Overview

Transactional databases are optimized for running production systems--everything from websites to banks to retail stores. They excel at reading and writing individual rows of data very quickly while maintaining data integrity.

Transactional databases aren’t specifically built for analytics, but often become de facto analytic environments because they’re already in place as production databases. Because they’ve been around for decades, they’re familiar, and accessible, and ubiquitous.

If your organization does not have a pre-existing separate analytics stack, one of the quickest way to start doing analytics is to create a replica of your transactional database. This ensures that analytic queries don’t accidentally impede business-critical production queries while requiring minimal additional setup. The downside is that these databases are designed for processing transactions, not analysis. Using them for analytics is a great place to start, but you may run into limitations and need workarounds sooner than you would on a analytics-specific setup.

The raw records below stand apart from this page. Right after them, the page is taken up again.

__device__ __forceinline__ double lane_get(double v, int byte_addr) {
    return __hiloint2double(__builtin_amdgcn_ds_bpermute(byte_addr, __double2hiint(v)),
                            __builtin_amdgcn_ds_bpermute(byte_addr, __double2loint(v)));
}
__device__ __forceinline__ void pipe_reduce(double s, double a, double b, int lane, double &sum,
                                            double &ratio) {
    const int x16 = (lane ^ 16) << 2, x32 = (lane ^ 32) << 2;
    s += dpp_move<0xB1>(s);
    a *= dpp_move<0xB1>(a);
    b *= dpp_move<0xB1>(b);
    double q = (lane & 1) ? b : a;
    s += dpp_move<0x4E>(s);
    q *= dpp_move<0x4E>(q);
    s += dpp_move<0x124>(s);
    q *= dpp_move<0x124>(q);
    s += dpp_move<0x128>(s);
    q *= dpp_move<0x128>(q);
    s += lane_get(s, x16);
    q *= lane_get(q, x16);
    s += lane_get(s, x32);
    q *= lane_get(q, x32);
    sum = s;
    ratio = q * fast_rcp(dpp_move<0xB1>(q));
}

#include "kernels_pipe_item.hpp"
#include "kernels_pipe_ccdense.hpp"

constexpr int PR_LD = PP_B + 1;

__device__ __forceinline__ double group8_prod(double v) {
    v *= dpp_move<0xB1>(v);
    v *= dpp_move<0x4E>(v);
    v *= dpp_move<0x141>(v);
    return v;
}
__device__ __forceinline__ double group8_sum(double v) {
    v += dpp_move<0xB1>(v);
    v += dpp_move<0x4E>(v);
    v += dpp_move<0x141>(v);
    return v;
}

Transactional databases are row-stores, which means that data is stored on disk as rows, rather than columns. That’s great, for example, when you need to know everything about one customer in the user table since you can grab only the data you need. But it’s not so great when you’re trying to count the customers in a particular ZIP code, since you have to load not just the ZIP column, but the name, address and user_id columns as well.

What are Transactional Databases really great for?

Ensuring data integrity

Transactional databases are architected to be ACID compliant, which ensures that writes to the database either succeed or fail together, maintaining a high level of data integrity when writing data to the database. Transactional databases are therefore critical for business transactions where a high-level of data integrity is necessary (the canonical example is banking where you want a whole transaction--debit from one account and credit to another--to either succeed or fail).

Low-latency

Because transactional databases are designed to run production systems, they’re very good at operations that must complete in milliseconds. If you’re doing analytics on a transactional replica of your production database, the replica will likely be nearly in sync with the master database (i.e. sub-second latency).

Monitoring operational systems

Working with data from transactional databases to provide a real-time operational snapshot is a perfect analytical use case for transactional databases because there’s so little latency introduced by the replica. If you’re trying to monitor support workloads or inventory or another operational system and need to make decisions based on data that’s as fresh as possible, replicating a the production database may be the best option.